異変
赤木は、学校へ行かずに、いつもと違う駅で降りた。階段を上って地上に出ると、秋晴れの空が眩しく見えた。
細い坂道を上り、わき道を通り抜けると、高い塀に囲まれた金属製の門扉があった。門を出入りする人の姿はまばらである。赤木は、中学校の制服を着たまま、ためらうことなく門の中へ入っていった。
門の内側には、濃い緑の大木の間に、赤レンガからなる建物が散在していた。
道行く人々は、赤木に目を留めることなく、一様に深刻な顔をして歩き過ぎる。そのほとんどが男性である。
建物の壁や大きな木には、ところどころに、勢いのある筆書きのビラが張られていた。
しばらく歩くと、ひときわ大きなレンガ造りの建物があった。中央の塔の部分に、時計が嵌めこまれている。ちょうど九時だった。
赤木は、時計台のある建物を背にして、立ち止まった。
正面には芝生の広場があり、赤レンガの建物を従えた銀杏並木が真っ直ぐ伸びている。並木の先には、江戸時代に造られたという、立派な木製の門が開いていた。

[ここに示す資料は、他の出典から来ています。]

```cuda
int run_canon(ck_ctx *ctx, cudaStream_t st, ExecScratch &scr, const CanonIO &io, u32 class_mask)
{
    if (io.n == 0) return CK_OK;
    int rc = set_attrs(ctx);
    if (rc) return rc;
    CK_CUDA(ctx, cudaMemsetAsync(io.counts, 0, 64 * sizeof(u32), st));
    int only = -1;
    if (class_mask && (class_mask & (class_mask - 1)) == 0)
        for (int c = 0; c < CLS_COUNT; c++) if (class_mask == (1u << c)) only = c;
    const u64 stride = ((u64)io.n + 4) & ~3ull;
    u32 *k0 = io.lists, *k1 = k0 + stride, *v0 = k1 + stride, *v1 = v0 + stride;
    if (io.lists_bytes < 16 * stride) return fail(ctx, CK_ERR_ARG, "sort workspace too small");
    const bool fastv = io.packed2 && !(io.mode & 1u) && (!io.out || (io.mode & 2u)) && io.out_start && io.out_strand;
    u32 window_shift = 32, top_bit = 13;
    if (fastv && only < 0) {
        window_shift = 16;
        u32 wbits = 0;
        while ((((u64)io.n - 1) >> window_shift) >> wbits) wbits++;
        top_bit = std::max(14u, 5u + wbits);
    }
    const bool l4_run = fastv && only < 0 && ctx->l4_kernel && io.p4 && io.lane && io.bytes && (!class_mask || (class_mask & (1u << CLS_W4)));
    if (l4_run) {
        cudaEvent_t e0 = nullptr, e1 = nullptr;
        if (ctx->timing) { CK_CUDA(ctx, cudaEventCreate(&e0)); CK_CUDA(ctx, cudaEventCreate(&e1)); CK_CUDA(ctx, cudaEventRecord(e0, st)); }
        k_pack4<<<std::min<u32>((io.n + 15) / 16, 16u * (u32)ctx->num_sms), 256, 0, st>>>(io.bytes, io.offsets, io.lens, const_cast<u8 *>(io.lane), io.n, io.p4);
        if (ctx->timing) { CK_CUDA(ctx, cudaEventRecord(e1, st)); ctx->ev_pairs[CLS_COUNT + 5].push_back(e0); ctx->ev_pairs[CLS_COUNT + 5].push_back(e1); }
        ctx->launches++;
    }
    const int sort_bits = (int)top_bit + 1;
    const bool lane_checks = fastv && only >= 0 && io.lane == nullptr &&
                             (only == CLS_W2S || only == CLS_W2M || only == CLS_W2L || only == CLS_W2X);
    if (!lane_checks) {
        ClassifyArgs ca{io.offsets, io.lens, io.lane, io.n, k0, v0, io.counts, only >= 0 ? (1u << only) : 0u, window_shift, top_bit};
        k_classify<<<std::min<u32>((io.n + 255) / 256, 16u * (u32)ctx->num_sms), 256, 0, st>>>(ca);
        ctx->launches++;
    }
    const u32 *sorted = nullptr;
    u32 *retry = v0;
    if (only < 0) {
        cub::DoubleBuffer<u32> keys(k0, k1), vals(v0, v1);
        void *tmp = v1 + stride;
        size_t tmp_bytes = (size_t)(io.lists_bytes - 16 * stride), need = 0;
        cub::DeviceRadixSort::SortPairs(nullptr, need, keys, vals, (int)io.n, 0, sort_bits, st);
        if (need > tmp_bytes) return fail(ctx, CK_ERR_ARG, "sort workspace too small");
        CK_CUDA(ctx, cub::DeviceRadixSort::SortPairs(tmp, need, keys, vals, (int)io.n, 0, sort_bits, st));
        sorted = vals.Current();
        retry = vals.Alternate();
        k_list_starts<<<1, 32, 0, st>>>(io.counts);
        ctx->launches += 2;
    }
    const u32 lane_classes = (1u << CLS_W2S) | (1u << CLS_W2M) | (1u << CLS_W2L) | (1u << CLS_W2X);
    auto timed = [&](int slot, cudaEvent_t &e0, cudaEvent_t &e1, bool begin, cudaStream_t on) -> cudaError_t {
        if (!ctx->timing) return cudaSuccess;
        if (begin) {
            cudaError_t e = cudaEventCreate(&e0); if (e != cudaSuccess) return e;
            e = cudaEventCreate(&e1); if (e != cudaSuccess) return e;
            return cudaEventRecord(e0, on);
        }
        ctx->ev_pairs[slot].push_back(e0); ctx->ev_pairs[slot].push_back(e1);
        return cudaEventRecord(e1, on);
    };
    auto base_args = [&](int c) {
        CanonArgs a{};
        a.packed2 = io.packed2; a.p2_dbl = io.dbl; a.bytes = io.bytes; a.offsets = io.offsets; a.lens = io.lens;
        a.max_n = cls_max_n(c); a.min_n = cls_min_n(c);
        a.out = io.out; a.out_start = io.out_start; a.out_strand = io.out_strand; a.out_hash = io.out_hash;
        a.scratch = scr.tie[c]; a.scratch_stride = kCls[c].bits ? cls_tie_words(c) : 0;
        a.smem_units = kCls[c].bits ? cls_units(c) : 0; a.xglobal = nullptr; a.mode = io.mode;
        a.retry = retry; a.retry_counts = io.counts + 32;
        return a;
    };
    const bool lane_run = fastv && (only >= 0 ? ((lane_classes >> only) & 1u) != 0 : (!class_mask || (class_mask & lane_classes)));
    if (lane_run) {
        CanonArgs a = base_args(only >= 0 ? only : CLS_W2S);
        if (only >= 0) { a.list = nullptr; a.count = nullptr; a.n_direct = io.n; }
        else { a.list = sorted; a.count = io.counts + 12; a.n_direct = 0; a.min_n = 1; a.max_n = cls_max_n(CLS_W2X); }
        const int v = (a.out_hash ? CK_W2_HASH : 0) | (a.out ? CK_W2_OUT : 0) | (a.list ? CK_W2_LIST : 0);
        a.mode |= ctx->s3_debug;
        cudaEvent_t e0 = nullptr, e1 = nullptr;
        CK_CUDA(ctx, timed(CLS_COUNT, e0, e1, true, st));
        s2_launch(ctx, st, a, v);
        CK_CUDA(ctx, timed(CLS_COUNT, e0, e1, false, st));
        ctx->launches++;
    }
    const u32 seg_classes = (1u << CLS_C2A) | (1u << CLS_C2B);
    const bool seg_run = fastv && only < 0 && ctx->seg_kernel && io.dbl && (!class_mask || (class_mask & seg_classes));
// ... 1418 lines not shown
```

circkit_b200/csrc/ck_seg2.cuh:

```cuda
#pragma once
#include "ck_stream3.cuh"

namespace ck {

#define CK_SEG_WARPS 8u
#define CK_SEG_WARP_BYTES CK_S3_STAGE
#define CK_SEG_SCRATCH_U64 (8u * 448u)

__device__ __forceinline__ u32 seg_step_min32(u32 x0, u32 x1, u32 x2)
{
    u32 m = min(x0, x1);
#pragma unroll
    for (int i = 1; i < 16; i += 2) {
        const u32 a = __funnelshift_l(x1, x0, 2 * i), b = i + 1 < 16 ? __funnelshift_l(x1, x0, 2 * i + 2) : a;
        m = min(min(m, a), b);
    }
#pragma unroll
    for (int i = 1; i < 16; i += 2) {
        const u32 a = __funnelshift_l(x2, x1, 2 * i), b = i + 1 < 16 ? __funnelshift_l(x2, x1, 2 * i + 2) : a;
        m = min(min(m, a), b);
    }
    return m;
}
__device__ __forceinline__ u32 seg_step_min32_masked(u32 x0, u32 x1, u32 x2, u32 valid)
{
    u32 m = 0xffffffffu;
#pragma unroll
    for (int i = 0; i < 16; i++) {
        const u32 a = i ? __funnelshift_l(x1, x0, 2 * i) : x0, b = i ? __funnelshift_l(x2, x1, 2 * i) : x1;
        if ((valid >> i) & 1u) m = min(m, a);
        if ((valid >> (16 + i)) & 1u) m = min(m, b);
    }
    return m;
}
__device__ __forceinline__ void seg_track(u32 &m1k, u32 &m1t, u32 &m2k, u32 k, u32 tag)
{
    const bool lt = k < m1k;
    m2k = lt ? m1k : min(m2k, k);
    m1t = lt ? tag : m1t;
    m1k = min(m1k, k);
}

template <int V>
__global__ void __launch_bounds__(32 * CK_SEG_WARPS, 2) k_canon_seg(CanonArgs a, u64 *seg_scratch)
{
    extern __shared__ __align__(16) u32 smem[];
    constexpr bool want_hash = (V & CK_W2_HASH) != 0, want_out = (V & CK_W2_OUT) != 0;
    const u32 lane = lane_id(), wid = threadIdx.x >> 5;
    const u32 aux = (u32)__cvta_generic_to_shared(smem) + wid * CK_SEG_WARP_BYTES;
    u64 *S = seg_scratch + (size_t)(blockIdx.x * CK_SEG_WARPS + wid) * CK_SEG_SCRATCH_U64;
    const u32 count = *a.count;
    a.list += a.count[16];
    const u8 *arena = reinterpret_cast<const u8 *>(a.packed2);
    const u32 st_w = aux + 128u * (lane >> 1);
    const u32 st_j = 4u * (lane & 1u) + ((lane >> 1) & 3u);
    const u32 st_w0 = st_w + 16u * (st_j & 7u), st_w1 = st_w + 16u * ((st_j + 1u) & 7u);
    const u32 st_w2 = st_w + 16u * ((st_j + 2u) & 7u), st_w3 = st_w + 16u * ((st_j + 3u) & 7u);
    const u32 st_r = aux + 128u * (lane >> 3) + 16u * (((lane & 3u) + 4u * ((lane >> 2) & 1u) + ((lane >> 3) & 3u)) & 7u);
    const u64 *sec = reinterpret_cast<const u64 *>(c_secret);

    for (;;) {
        u32 e = 0;
        if (lane == 0) e = atomicAdd(a.retry_counts + 29, 1u);
        e = __shfl_sync(CK_FULL, e, 0);
        if (e >= count) break;
        const u32 rec = a.list[e];
        const u64 off = a.offsets[rec];
        const u32 n = a.lens ? a.lens[rec] : (u32)(a.offsets[rec + 1] - off);
        const u8 *base = arena + 8ull * p2_word(off, rec, 1u);
        u8 *dst = want_out ? a.out + out_byte(off, rec) : nullptr;

        const u32 S1 = ((n + 31) >> 5) - 1;
        const u32 octs = (S1 + 4) >> 2;
        const u32 per = (octs + 31) >> 5;
        const u32 o0 = min(lane * per, octs), o1 = min(o0 + per, octs);
        u32 m1k = 0xffffffffu, m1t = 0, m2k = 0xffffffffu;
        if (o0 < o1) {
            Oct OA = ldg256_here(base + 32 * o0), OB = ldg256_here(base + 32 * (o0 + 1)), OC = ldg256_here(base + 32 * (o0 + 2));
            u32 r0 = w2_revcomp(OA.lo.x);
#pragma unroll 1
            for (u32 j = o0; j < o1; j++) {
                const Oct ON = ldg256_here(base + 32 * min(j + 3, octs + 1));
                if ((j & 1u) == 0) prefetch_l2(base + 32 * min(j + 8, octs + 1));
                const u32 r1 = w2_revcomp(OA.lo.y), r2 = w2_revcomp(OA.lo.z), r3 = w2_revcomp(OA.lo.w);
                const u32 r4 = w2_revcomp(OA.hi.x), r5 = w2_revcomp(OA.hi.y), r6 = w2_revcomp(OA.hi.z);
                const u32 r7 = w2_revcomp(OA.hi.w), r8 = w2_revcomp(OB.lo.x);
                const u32 t = 4 * j;
#define CK_SEG_STEP(tt, x0, x1, x2, q0, q1, q2)                                                                      \
                if ((tt) < S1) {                                                                                     \
// ... 218 lines not shown
```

辺りに人の気配は、ほとんどない。
「兄さん」
思わず声が漏れて、赤木は口を押さえながら、きょろきょろと辺りを見まわした。赤木の前方に、桜で囲まれた池がある。僅かに黄色く染まった葉が紛れる木々の間から、男が一人出てきた。
白い顔が、赤木に向けられる。
一瞬の後、男は銀杏並木の方へ、足早に去っていった。赤木の声は聞こえていなかった様子である。

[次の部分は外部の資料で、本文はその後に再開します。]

# SingleRust/single-algebra

Hardware: AMD Instinct MI355X
Metric: sparse_pca_fit_transform_algorithmic_throughput (higher is better)
Workload: dtype f32

## Files before the change

single-algebra_amd/csrc/tiled_build.hip:

```cpp
#include <algorithm>
#include <cmath>
#include <cstdio>
#include <cstdlib>
#include <cstring>
#include <vector>

#include <rocprim/rocprim.hpp>

#include "kernels.h"
#include "quad_format.h"
#include "spmm_dq.h"

namespace sapca {
namespace k {

namespace {

__device__ __forceinline__ void divmod_small(int c, int d, float inv, int& q, int& r) {
  q = (int)((float)c * inv);
  r = c - q * d;
  if (r < 0) { r += d; --q; }
  if (r >= d) { r -= d; ++q; }
}

__global__ void __launch_bounds__(256)
tile_hist_kernel(const int64_t* __restrict__ ptr, const int32_t* __restrict__ idx, int64_t rows, int nct, float inv_nct,
                 int32_t* __restrict__ seg) {
  extern __shared__ uint32_t hist_all[];
  const int wave = threadIdx.x / WAVE, lane = threadIdx.x & (WAVE - 1);
  uint32_t* hist = hist_all + (size_t)wave * nct;
  for (int64_t r = (int64_t)blockIdx.x * 4 + wave; r < rows; r += (int64_t)gridDim.x * 4) {
    for (int t = lane; t < nct; t += WAVE) hist[t] = 0;
    __builtin_amdgcn_wave_barrier();
    const int64_t e0 = ptr[r], e1 = ptr[r + 1];
    for (int64_t eb = e0 + lane; eb < e1; eb += 8 * WAVE) {
      int c[8];
#pragma unroll
      for (int u = 0; u < 8; ++u) c[u] = eb + u * WAVE < e1 ? idx[eb + u * WAVE] : -1;
#pragma unroll
      for (int u = 0; u < 8; ++u)
        if (c[u] >= 0) {
          int q, t;
          divmod_small(c[u], nct, inv_nct, q, t);
          atomicAdd(&hist[t], 1u);
        }
    }
    __builtin_amdgcn_wave_barrier();
    uint32_t carry = 0;
    int32_t* out = seg + r * (nct + 1);
    for (int t0 = 0; t0 < nct; t0 += WAVE) {
      const int t = t0 + lane;
      const uint32_t v = t < nct ? hist[t] : 0u;
      uint32_t x = v;
#pragma unroll
      for (int off = 1; off < WAVE; off <<= 1) {
        const uint32_t y = __shfl_up(x, off);
        if (lane >= off) x += y;
      }
      if (t < nct) out[t] = (int32_t)(carry + x - v);
      carry += __shfl(x, WAVE - 1);
    }
    if (lane == 0) out[nct] = (int32_t)carry;
    __builtin_amdgcn_wave_barrier();
  }
}

constexpr int QC_TILES = 8;
__global__ void __launch_bounds__(Q_BLOCK_QUADS)
quad_count_kernel(const int32_t* __restrict__ seg, const int32_t* __restrict__ blk_row0, const uint32_t* __restrict__ perm,
                  int nct, uint16_t* __restrict__ steps, uint32_t* __restrict__ quad_off, uint32_t* __restrict__ wave_off,
                  int64_t* __restrict__ chunk_size, const uint16_t* __restrict__ cnt16 = nullptr, int64_t cnt_stride = 0,
                  int64_t* __restrict__ raw_size = nullptr) {
  __shared__ uint32_t scan[Q_BLOCK_QUADS];
  __shared__ uint32_t wave_total[Q_BLOCK_QUADS / WAVE], raw_part[Q_BLOCK_QUADS / WAVE];
  const int groups = (nct + QC_TILES - 1) / QC_TILES;
  const int rb = blockIdx.x / groups, ct0 = (blockIdx.x % groups) * QC_TILES;
  const int row0 = blk_row0[rb], nrows = blk_row0[rb + 1] - row0;
  const int nquads = (nrows + 3) / 4;
  const int q = threadIdx.x, lane = q & (WAVE - 1);
  int len[4][QC_TILES];
#pragma unroll
  for (int g = 0; g < 4; ++g) {
    const int lr = 4 * q + g;
    const bool have = lr < nrows;
    const int64_t r = have ? (perm ? (int64_t)perm[row0 + lr] : (int64_t)row0 + lr) : 0;
    if (cnt16) {
#pragma unroll
      for (int j = 0; j < QC_TILES; ++j) len[g][j] = (have && ct0 + j < nct) ? (int)cnt16[(int64_t)(ct0 + j) * cnt_stride + r] : 0;
    } else {
      int bound[QC_TILES + 1];
#pragma unroll
      for (int j = 0; j <= QC_TILES; ++j) bound[j] = (have && ct0 + j <= nct) ? seg[r * (nct + 1) + ct0 + j] : 0;
#pragma unroll
      for (int j = 0; j < QC_TILES; ++j) len[g][j] = (have && ct0 + j < nct) ? bound[j + 1] - bound[j] : 0;
    }
  }
#pragma unroll
  for (int j = 0; j < QC_TILES; ++j) {
    const int ct = ct0 + j;
    if (ct >= nct) break;
    const int64_t chunk = (int64_t)rb * nct + ct;
    const int longest = max(max(len[0][j], len[1][j]), max(len[2][j], len[3][j]));
    int raw = len[0][j] + len[1][j] + len[2][j] + len[3][j];
    const int qmax = q_steps(longest);
    const uint32_t padded = (uint32_t)qmax * 4u;
    steps[chunk * Q_BLOCK_QUADS + q] = (uint16_t)qmax;
    uint32_t inc = padded;
#pragma unroll
    for (int off = 1; off < WAVE; off <<= 1) {
      const uint32_t y = __shfl_up(inc, off);
      if (lane >= off) inc += y;
    }
#pragma unroll
    for (int off = WAVE / 2; off > 0; off >>= 1) raw += __shfl_xor(raw, off);
    __syncthreads();
    if (lane == WAVE - 1) wave_total[q / WAVE] = inc;
    if (lane == 0) raw_part[q / WAVE] = (uint32_t)raw;
    __syncthreads();
    for (int w = 0; w < q / WAVE; ++w) inc += wave_total[w];
    scan[q] = inc;
    __syncthreads();
    if (quad_off && q < nquads) quad_off[((int64_t)rb * Q_BLOCK_QUADS + q) * nct + ct] = inc - padded;
    if (q < QWAVES) {
      const int first_quad = q_first(q, nquads);
      wave_off[chunk * QWAVES + q] = first_quad > 0 ? scan[first_quad - 1] : 0u;
    }
    if (q == Q_BLOCK_QUADS - 1) {
      chunk_size[chunk] = inc;
      if (raw_size) {
        uint32_t total = 0;
        for (int w = 0; w < Q_BLOCK_QUADS / WAVE; ++w) total += raw_part[w];
        raw_size[chunk] = total;
      }
    }
  }
}
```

ほっとして一息つく。今しがた、男が出てきた池へ足を向けた。
赤木の身体が、硬直した。
行っては、いけない。
何かが、赤木にそう告げている。
赤木は、尚も池に近付こうとした。踏み出した足は、意思とは逆の方向を向いている。
何かの力に逆らって、もう片方の足を、池に向かって踏み出した。赤木の身体が反転して、池を背にする状態になった。

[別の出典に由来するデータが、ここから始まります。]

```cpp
int mml_launch_downsample(mml_ctx* ctx, int first, int count) {
    MmlStageScope t(ctx, "voxel_downsample");
    for (int i = 0; i < count; ++i) ctx->stats_stale[first + i] = 1;
    if (ctx->NT > (1 << 20)) return mml_downsample_big(ctx, first, count);
    const int cap_surf = MML_VOXEL_LDS_CAP, cap_corner = mml_voxel_cap_corner(ctx);
    auto lds = [](int cap) { return (size_t)cap * sizeof(unsigned long long); };
    VoxelArgs A;
    A.first = first;
    A.NT = ctx->NT;
    A.MF = ctx->MF;
    A.B = ctx->B;
    A.list_stride = ctx->VX_CAP;
    A.fu_info = ctx->fu_info;
    A.ln_pts = ctx->ln_pts;
    A.ln_gidx = ctx->ln_gidx;
    A.leaf_corner = ctx->cfg.leaf_corner;
    A.leaf_surf = ctx->cfg.leaf_surf;
    A.ft0 = ctx->ft_xyz[0];
    A.ft1 = ctx->ft_xyz[1];
    A.ft_n = ctx->ft_n;
    A.seq_scratch = reinterpret_cast<const unsigned*>(ctx->vx_keys);
    A.seq_gidx = ctx->vx_gidx;
    A.skip_above = 0;
    A.only_above = 0;
    A.zero_big = 0;
    A.big = ctx->vx_big;
    if (cap_corner == cap_surf || count <= 16) {
        A.kind0 = 0;
        A.cap_y0 = cap_corner;
        A.cap_y1 = cap_surf;
        hipLaunchKernelGGL(k_voxel<1024>, dim3(count, 2), dim3(1024), lds(cap_surf), MML_STREAM(ctx), A);
    } else {
        A.kind0 = 0;
        A.cap_y0 = A.cap_y1 = cap_corner;
        A.zero_big = 1;
        hipLaunchKernelGGL(k_voxel<256>, dim3(count, 1), dim3(256), lds(cap_corner), MML_STREAM(ctx), A);
        A.zero_big = 0;
        constexpr int cap_mid = 4096;
        static_assert(cap_mid < MML_VOXEL_LDS_CAP, "the 512-thread form takes the short lists only");
        A.kind0 = 1;
        A.cap_y0 = A.cap_y1 = cap_mid;
        A.skip_above = cap_mid;
        hipLaunchKernelGGL(k_voxel<512>, dim3(count, 1), dim3(512), lds(cap_mid), MML_STREAM(ctx), A);
        A.cap_y0 = A.cap_y1 = cap_surf;
        A.skip_above = 0;
        A.only_above = cap_mid;
        hipLaunchKernelGGL((k_voxel<1024, true>), dim3(count < 256 ? count : 256, 1), dim3(1024), lds(cap_surf), MML_STREAM(ctx), A);
    }
    MML_HIP(hipGetLastError());
    return MML_OK;
}
```

Measured before the change: 444,500 scans/s.

## Write undistorted feature points into packed per-slot buffer for voxel downsample

The listed undistort kernel now also writes each undistorted point into a compact per-slot buffer ordered by label-list position, with corner points first and surface points after a fixed offset. The 256- and 512-thread voxel kernels read from this packed buffer directly instead of gathering through the seq2idx indirection into the full ln_pts array. The goal is to remove a dependent indirect load and scattered global reads during the voxel sort. The cost is an extra buffer allocation and extra stores in the undistort kernel, and the path only applies when the corner cap differs from the LDS cap and more than 16 slots are processed.

```diff
diff --git a/multi-modal-loam_amd/csrc/capi.hip b/multi-modal-loam_amd/csrc/capi.hip
--- a/multi-modal-loam_amd/csrc/capi.hip
+++ b/multi-modal-loam_amd/csrc/capi.hip
@@ -43,6 +43,7 @@
     ctx->solve_wide = !off("MML_SOLVE_WIDE");
     ctx->use_graph = getenv("MML_NO_GRAPH") == nullptr;
     ctx->lazy_undistort = !off("MML_LAZY_UNDISTORT");
+    ctx->voxel_packed = !off("MML_VOXEL_PACKED");
     return hipSuccess;
 }
 
@@ -218,6 +219,9 @@
     ALLOC(ctx->ft_n, B * 2);
     ALLOC(ctx->vx_keys, B * (size_t)ctx->VX_CAP);
     ALLOC(ctx->vx_gidx, 2 * B * (size_t)ctx->VX_CAP);
+    if (ctx->voxel_packed && ctx->lazy_undistort && mml_voxel_cap_corner(ctx) != MML_VOXEL_LDS_CAP) {
+        ALLOC(ctx->vx_pts, B * (size_t)mml_voxel_packed_stride(ctx));
+    }
     ALLOC(ctx->lf, B * MF);
     ALLOC(ctx->pf, B * MF);
     ALLOC(ctx->assoc_stats, B * 16);
@@ -998,7 +1002,7 @@
     CHECK_SLOTS(first_slot, count);
     int rc = mml_cloud_settle(ctx, first_slot, count);
     if (rc != MML_OK) return rc;
-    rc = mml_launch_downsample(ctx, first_slot, count);
+    rc = mml_launch_downsample(ctx, first_slot, count, false);
     if (rc != MML_OK) return rc;
     return mml_downsample_redo_overflow(ctx, first_slot, count, nullptr);
 }
@@ -1646,7 +1650,8 @@
             case 1:
                 if (packed) return ctx->lazy_undistort ? mml_launch_undistort_listed(ctx, f, c, dp) : mml_launch_undistort(ctx, f, c, dp);
                 return undistort_enqueue(ctx, f, c, dR + 9 * (size_t)off, dt + 3 * (size_t)off, ctx->lazy_undistort);
-            case 2: return mml_launch_downsample(ctx, f, c);
+            case 2:
+                return mml_launch_downsample(ctx, f, c, mml_voxel_step_packed(ctx, c));
             case 3:
                 if (packed) return mml_launch_associate(ctx, f, c, dp + 12 * (size_t)count, thres_dist, false);
                 for (int i = 0; i < c; ++i) {
diff --git a/multi-modal-loam_amd/csrc/mml_internal.h b/multi-modal-loam_amd/csrc/mml_internal.h
--- a/multi-modal-loam_amd/csrc/mml_internal.h
+++ b/multi-modal-loam_amd/csrc/mml_internal.h
@@ -93,6 +93,7 @@
     bool solve_wide = true;
     bool use_graph = true;
     bool lazy_undistort = true;
+    bool voxel_packed = true;
     static constexpr int MAX_LANES = 8;
     hipStream_t streams[MAX_LANES] = {};
     hipStream_t copy_stream = nullptr;
@@ -167,6 +168,7 @@
     int* ft_n = nullptr;
     unsigned long long* vx_keys = nullptr;
     int* vx_gidx = nullptr;
+    float4* vx_pts = nullptr;
     unsigned long long* seg_keys = nullptr;
     unsigned* seg_vals = nullptr;
     float4* seg_cat = nullptr;
@@ -306,8 +308,10 @@
 int mml_launch_undistort_listed(mml_ctx* ctx, int first, int count, const double* d_params);
 int mml_cloud_settle(mml_ctx* ctx, int first, int count);
 #define MML_LABEL_SETTLED 0x40
-int mml_launch_downsample(mml_ctx* ctx, int first, int count);
+int mml_launch_downsample(mml_ctx* ctx, int first, int count, bool packed);
 inline int mml_voxel_cap_corner(const mml_ctx* ctx) { return (ctx->NT > 65536 || MML_VOXEL_LDS_CAP < 2048) ? MML_VOXEL_LDS_CAP : 2048; }
+inline int mml_voxel_packed_stride(const mml_ctx* ctx) { return mml_voxel_cap_corner(ctx) + MML_VOXEL_LDS_CAP; }
+bool mml_voxel_step_packed(const mml_ctx* ctx, int count);
 int mml_build_grid(mml_ctx* ctx, int kind, const float* h_xyz, int m);
 int mml_build_grid_device(mml_ctx* ctx, int kind, int m);
 int mml_downsample_big(mml_ctx* ctx, int first, int count);
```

背中に冷や水を浴びせられた気がした。全身に鳥肌が立ち、髪が太くなる心地がする。
「だめだっ」
もう、我慢の限界だった。
池に近付くことへの嫌悪感に負け、赤木は一心に走り出した。
時計台の脇の坂を下りきったところで、赤木は背中に受けた衝撃で、吹き飛ばされた。
木の葉が風に乗って赤木を打つ。身体を丸めて何回転かした後に、赤木はやっと起き上がった。
本能のまま、後も見ずに走り出す。
バスも通る大通りに出た。通りかかった人達が、何事かと集まってきている。赤木は人目を引くのも構わずに走った。走りながら、一度だけ池のあった方を見た。足が止まりそうになった。
光の壁が出来ていた。
しかし、その光は、どういう訳か、暗いのであった。